# Pipeline de processamento e preparação de dados de imagens para treinamento

Este notebook unifica todo o código encontrado nos arquivos **"20240425 - KMeans Agro.ipynb"** e **"20240426_Pipeline_Básica_de_Processamento_de_Imagem.ipynb"**. Esses arquivos apresentam duas implementações distintas, porém valiosas para o projeto. Neste momento inicial, optamos por manter essas duas abordagens diferentes para realizar testes na Sprint 2 com as modelagens iniciais das Redes Neurais Convolucionais. Contudo, é esperado que na próxima Sprint 2, unifiquemos esse processo em um só.

Com o objetivo de preservar a inteligibilidade deste arquivo, optamos por manter os testes unitários exclusivamente em seus respectivos arquivos, Kmeans Agro e Pipeline Básica.

## 1. Implementação utilizando KMeans

In [None]:
import cv2
import numpy as np
import os
import matplotlib.pyplot as plt
from sklearn.cluster import KMeans
import tqdm

class KMeansImageProcessingPipeline:
	def __init__(self, base_dir):
		self.base_dir = base_dir
    
	def read_and_process_image(self, path):
		img = cv2.imread(path)
		img = cv2.cvtColor(img, cv2.COLOR_BGR2RGB)
		return img

	def kmeans_image(self, img, k, attempts=10):
		# Redimensionar a imagem para um vetor 1D
		vectorized_img = img.reshape((-1,3))
		vectorized_img = np.float32(vectorized_img)

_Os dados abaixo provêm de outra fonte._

+            static_for<NJ>([&](auto J) {
+                const double *p = p0 + (size_t)(J * chunk) * stride;
+                static_for<4>([&](auto U) {
+                    if (J < nch && U < per) v[J][U] = rl ? *reinterpret_cast<const d2 *>(p + (size_t)U * stride) : d2{0.0, 0.0};
+                });
+            });
+            draw();
+            static_for<NJ>([&](auto J) {
+                TreeSum<d2, 3> ts;
+                static_for<4>([&](auto U) { if (J < nch && U < per) ts.push(v[J][U]); });
+                pv[J] = J < nch ? ts.total() : d2{0.0, 0.0};
+            });
+        } else {
+            static_for<NJ>([&](auto J) {
+                const int s = sw + CW * J;
+                pv[J] = d2{0.0, 0.0};
+                if (s < nch) {
+                    const double *p = p0 + (size_t)(s * chunk) * stride;
+                    pv[J] = tree_sum_f<d2, 8, 10>(per, [&](int rk) {
+                        return rl ? *reinterpret_cast<const d2 *>(p + (size_t)rk * stride) : d2{0.0, 0.0};
+                    }, [&] { if (J == 0) draw(); });
+                }
+            });
+        }
+        static_for<NJ>([&](auto J) {
+            d2 v = pv[J];
+            for (int o = 1; o < np; o <<= 1) {
+                d2 u;
+                u.x = __shfl_down(v.x, o * XD_ROWS, 16);
+                u.y = __shfl_down(v.y, o * XD_ROWS, 16);
+                v.x = v.x + u.x;
+                v.y = v.y + u.y;
+            }
+            pv[J] = h == 0 ? v : d2{0.0, 0.0};
+        });
+    } else {
+        const double *p0 = src + (size_t)(live ? i : i0) * KP + 8 * tw + 2 * q;
+        static_for<NJ>([&](auto J) {
+            const int s = sw + CW * J;
+            pv[J] = (s < nch && live) ? *reinterpret_cast<const d2 *>(p0 + (size_t)(s * chunk) * stride) : d2{0.0, 0.0};
+        });
+        draw();
+    }
+    if (PUB) CSTAMP(6);
+    if (CW == 1) {
+        TreeSum<d2, 3> ts;
+        static_for<NJ>([&](auto J) { if (J < nch) ts.push(pv[J]); });
+        part[0][tw][lane] = ts.total();
+    } else if (sw < nch) {
+        part[sw][tw][lane] = pv[0];
+    }
+    if (xroles & 1) {
+        wait_count(xm_ctr, xm_target);
+#pragma unroll
+        for (int u = 0; u < NXM; ++u) xmv[u] = ld_agent(XM + threadIdx.x + NT * u);
+    }
+#pragma unroll
+    for (int u = 0; u < NXM; ++u) {
+        const int e = threadIdx.x + NT * u;
+        const int mat = e / (KP * KP), rem = e % (KP * KP);
+        Ms[mat][rem / KP][rem % KP] = xmv[u];
+    }
+    __syncthreads();
+    if (w > 0) return;
+    if (XD_SPREAD && !d.inject) {
+#pragma unroll
+        for (int t = 0; t < 4; ++t) ev[t] = evs[t][lane];
+    }
+#pragma unroll
+    for (int t = 0; t < 4; ++t) {
+        if (CW == 1) {
+            sv[t] = part[0][t][lane];
+        } else {
+            TreeSum<d2, 3> ts;
+            for (int k = 0; k < nch; ++k) ts.push(part[k][t][lane]);
+            sv[t] = ts.total();
+        }
+    }
+    d4 ax[2];
+    ax[0] = ax[1] = d4{0.0, 0.0, 0.0, 0.0};
+#pragma unroll
+    for (int t = 0; t < 4; ++t)
+#pragma unroll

		# Definir critérios para o algoritmo K-means
		criteria = (cv2.TERM_CRITERIA_EPS + cv2.TERM_CRITERIA_MAX_ITER, 10, 1.0)

		# Executar o algoritmo K-means
		ret, label, center = cv2.kmeans(vectorized_img, k, None, criteria, attempts, cv2.KMEANS_PP_CENTERS)
		center = np.uint8(center)

		# Recriar a imagem a partir dos clusters encontrados
		res = center[label.flatten()]
		result_image = res.reshape((img.shape))

		return result_image

	def sharpen_image(self, img):
		# Cria um kernel para afiar a imagem
		kernel = np.array([[-1,-1,-1],
											[-1,9,-1],
											[-1,-1,-1]])

		# Aplica o kernel na imagem usando filter2D
		sharpened_image = cv2.filter2D(img, -1, kernel)

		return sharpened_image

	def process_all_images(self, k, attempts=10):
		processed_images = []
			
		images = os.listdir(self.base_dir)

		for image_name in tqdm.tqdm(images):
			path = os.path.join(self.base_dir, image_name)
			img = self.read_and_process_image(path)

			# Aplica o algoritmo de k-means na imagem
			kmeans_img = self.kmeans_image(img, k, attempts)
			
			# Afia a imagem resultante
			sharpened_img = self.sharpen_image(kmeans_img)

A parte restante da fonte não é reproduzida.